Brief ▸
Only lines that contain the word "finish" belong in the answer; copy them from the records below.

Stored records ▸
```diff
@@ -1680,13 +1667,41 @@
                                 Ft_lo, Ft_hi, ci.tyl, ci.tyh, ci.tzl, ci.tzh, ci.tseed, qt_in, ci.tq0, ci.rho_in, ci.rho_0, rrho, dzk,
                                 rdzk, dt_dyn, dt_stage);
     };
-#pragma clang loop unroll(disable)
-    for (int c = c0; c <= c1; c++) {
+    auto face = [&](int cf, bool own, double Lm, double Lp, const double (&Lq)[NQ], double Lt, double (&F)[1 + NQ], double &Ft)
+                    __attribute__((always_inline)) {
+      double ruf, ppf;
+      acoustic_face(prevR_m, Lm, prevR_p, Lp, false, ruf, ppf);
+      const bool up = ruf > 0.0;
+      Ft = mul_rn(ruf, up ? prevR_t : Lt);
+      if (own) {
+        if (more_tracers) uniw(ruf_line + (long long)cf * P.sx)[eu] = ruf;
+        uniw(flt + (long long)cf * P.sx)[eu] = Ft;
+      }
+      ruf_close = ruf;
+      F[0] = ruf;
+      F[1] = fma(ruf, up ? prevR_q[0] : Lq[0], ppf);
+#pragma unroll
+      for (int n = 1; n < NQ; n++) F[1 + n] = mul_rn(ruf, up ? prevR_q[n] : Lq[n]);
+    };
+    auto shift = [&](double nm, double np_, const double (&nq)[NQ], double nt0) __attribute__((always_inline)) {
+#pragma unroll
+      for (int s = 0; s < 4; s++) {
+        wm[s] = wm[s + 1]; wp[s] = wp[s + 1]; wt[s] = wt[s + 1];
+#pragma unroll
+        for (int n = 0; n < NQ; n++) wq[n][s] = wq[n][s + 1];
+      }
+      wm[4] = nm; wp[4] = np_; wt[4] = nt0;
+#pragma unroll
+      for (int n = 0; n < NQ; n++) wq[n][4] = nq[n];
+    };
+    constexpr int EDGES = 0, FACE = 1, CLOSE = 2;
+    auto trip = [&](int c, auto what_tag) __attribute__((always_inline)) {
+      constexpr int WHAT = decltype(what_tag)::value;
       double nm, np_, nq[NQ];
       load_cell(cell_off(c + 3), nm, np_, nq);
       const double nt0 = uni(pt + cell_off(c + 3))[eu];
       CellIn ci;
-      load_in(c > c0 ? c - 1 : c0, ci);
+      if (WHAT == CLOSE) load_in(c - 1, ci);
       double Lm, Rm, Lp, Rp, Lq[NQ], Rq[NQ];
       weno5_const(wm, wc, Lm, Rm);
       weno5_const(wp, wc, Lp, Rp);
@@ -1697,35 +1712,52 @@
       }
       double Lt, Rt;
       weno5_const(wt, wc, Lt, Rt);
-      double ruf, ppf, F[1 + NQ];
-      acoustic_face(prevR_m, Lm, prevR_p, Lp, false, ruf, ppf);
-      const bool up = ruf > 0.0;
-      const double Ft = mul_rn(ruf, up ? prevR_t : Lt);
-      if (c < c1) {
-        if (more_tracers) uniw(ruf_line + (long long)c * P.sx)[eu] = ruf;
-        uniw(flt + (long long)c * P.sx)[eu] = Ft;
+      if (WHAT == EDGES) {
+        if (one_pass) {
+          stash.put(0, Lm); stash.put(1, Lp); stash.put(2, Lt);
+#pragma unroll
+          for (int n = 0; n < NQ; n++) stash.put(3 + n, Lq[n]);
+        }
+      } else {
+        double F[1 + NQ], Ft;
+        face(c, c < c1, Lm, Lp, Lq, Lt, F, Ft);
+        if (WHAT == CLOSE) finish(c - 1, ci, F_prev, F, wm[1], wq[1][1], wq[2][1], wq[3][1], Ft_prev, Ft, wt[1]);
+#pragma unroll
+        for (int l = 0; l <= NQ; l++) F_prev[l] = F[l];
+        Ft_prev = Ft;
       }
-      ruf_close = ruf;
-      F[0] = ruf;
-      F[1] = fma(ruf, up ? prevR_q[0] : Lq[0], ppf);
-#pragma unroll
-      for (int n = 1; n < NQ; n++) F[1 + n] = mul_rn(ruf, up ? prevR_q[n] : Lq[n]);
-      if (c > c0) finish(c - 1, ci, F_prev, F, wm[1], wq[1][1], wq[2][1], wq[3][1], Ft_prev, Ft, wt[1]);
-#pragma unroll
-      for (int l = 0; l <= NQ; l++) F_prev[l] = F[l];
-      Ft_prev = Ft;
       prevR_m = Rm; prevR_p = Rp; prevR_t = Rt;
 #pragma unroll
       for (int n = 0; n < NQ; n++) prevR_q[n] = Rq[n];
-#pragma unroll
-      for (int s = 0; s < 4; s++) {
-        wm[s] = wm[s + 1]; wp[s] = wp[s + 1]; wt[s] = wt[s + 1];
-#pragma unroll
-        for (int n = 0; n < NQ; n++) wq[n][s] = wq[n][s + 1];
+      shift(nm, np_, nq, nt0);
+    };
+    trip(cs, std::integral_constant<int, EDGES>());
+    trip(cs + 1, std::integral_constant<int, FACE>());
+    if (one_pass) {
+#pragma unroll
+      for (int l = 0; l <= NQ; l++) stash.put(7 + l, F_prev[l]);
+      stash.put(12, Ft_prev);
+    }
+    const int c_last = one_pass ? nx - 1 : c1;
+#pragma clang loop unroll(disable)
+    for (int c = cs + 2; c <= c_last; c++) trip(c, std::integral_constant<int, CLOSE>());
+    if (one_pass) {
+      double Lq[NQ], F[1 + NQ], Ft;
+#pragma unroll
+      for (int n = 0; n < NQ; n++) Lq[n] = stash.get(3 + n);
+      face(0, true, stash.get(0), stash.get(1), Lq, stash.get(2), F, Ft);
+#pragma clang loop unroll(disable)
+      for (int t = 0; t < 2; t++) {
+        const int cc = t ? 0 : nx - 1;
+        CellIn ci;
+        load_in(cc, ci);
+        finish(cc, ci, F_prev, F, wm[1], wq[1][1], wq[2][1], wq[3][1], Ft_prev, Ft, wt[1]);
+#pragma unroll
+        for (int l = 0; l <= NQ; l++) { F_prev[l] = F[l]; F[l] = stash.get(7 + l); }
+        Ft_prev = Ft; Ft = stash.get(12);
+        const double none[NQ] = {0.0, 0.0, 0.0, 0.0};
+        shift(0.0, 0.0, none, 0.0);
       }
-      wm[4] = nm; wp[4] = np_; wt[4] = nt0;
-#pragma unroll
-      for (int n = 0; n < NQ; n++) wq[n][4] = nq[n];
     }
   }
 
diff --git a/pam_amd/csrc/awfl_kernels.hip b/pam_amd/csrc/awfl_kernels.hip
--- a/pam_amd/csrc/awfl_kernels.hip
+++ b/pam_amd/csrc/awfl_kernels.hip
@@ -188,6 +188,14 @@
   CellId c;
   if (grid_cell(P, R, c)) update_body<STAGE>(P, prim_in, prim0, prim_out, fx, fy, fz, mult, rows, seed, dt_dyn, c);
 }
+struct XupdLdsStash {
+  double *p;
+  __device__ __forceinline__ void put(int slot, double x) { p[slot * 64] = x; }
+  __device__ __forceinline__ double get(int slot) const { return p[slot * 64]; }
+};
+static size_t xupd_stash_bytes(int nx, int span) {
+  return pama::xsweep_one_pass(nx, 0, span) ? (size_t)FLUX_WAVES * pama::XSWEEP_STASH * 64 * sizeof(double) : 0;
+}
 template <int STAGE, bool FOLD>
 __global__ void __launch_bounds__(FLUX_THREADS, 2) awfl_xupd_kernel(Params P, EnsRange R, const double *__restrict__ prim_in,
                                                                      const double *__restrict__ prim0,
@@ -203,9 +211,11 @@
   const int sp = U.span(w);
   const SweepUnits::Lane m = U.place(w.grp);
   const int el = m.blk * 64 + (int)(threadIdx.x & 63);
+  extern __shared__ double xupd_lds[];
+  const XupdLdsStash stash{xupd_lds + (threadIdx.x >> 6) * (XSWEEP_STASH * 64) + (threadIdx.x & 63)};
   if (U.holds(m, el))
     flux_x_update_body<STAGE, FOLD>(P, prim_in, prim0, prim_out, fx, fy, fz, seed, mult, rows, m.line, R.e0 + el, sp * span, span,
-                                    dt_dyn, dt_stage, tracers_inline != 0);
+                                    dt_dyn, dt_stage, tracers_inline != 0, stash);
 }
 template <int STAGE, int PHASE, int G, bool AHEAD = false>
 __device__ __forceinline__ void xtr_block(const Params &P, EnsRange R, const double *__restrict__ prim_in,
@@ -1367,7 +1377,7 @@
   const dim3 block(FLUX_THREADS);
   {
     const auto kernel = by_stage(a.st, [&](auto S) { return P.yz_fold ? awfl_xupd_kernel<S(), true> : awfl_xupd_kernel<S(), false>; });
-    if ((rc = launch(h, "xupd", kernel, dim3((unsigned)U.workgroups(FLUX_WAVES)), block, 0, s, P, r, a.in, a.base, a.out, h->flux_x, h->flux_y, h->flux_z,
+    if ((rc = launch(h, "xupd", kernel, dim3((unsigned)U.workgroups(FLUX_WAVES)), block, xupd_stash_bytes(P.nx, span), s, P, r, a.in, a.base, a.out, h->flux_x, h->flux_y, h->flux_z,
                      h->seed, h->mult, fct_rows(h, r, true), a.dt_dyn, a.dt_stage, split ? 0 : 1, span, nspan)))
       return rc;
   }
```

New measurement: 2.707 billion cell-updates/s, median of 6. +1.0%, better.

Response to this task ▸
+        if (WHAT == CLOSE) finish(c - 1, ci, F_prev, F, wm[1], wq[1][1], wq[2][1], wq[3][1], Ft_prev, Ft, wt[1]);
-      if (c > c0) finish(c - 1, ci, F_prev, F, wm[1], wq[1][1], wq[2][1], wq[3][1], Ft_prev, Ft, wt[1]);
+        finish(cc, ci, F_prev, F, wm[1], wq[1][1], wq[2][1], wq[3][1], Ft_prev, Ft, wt[1]);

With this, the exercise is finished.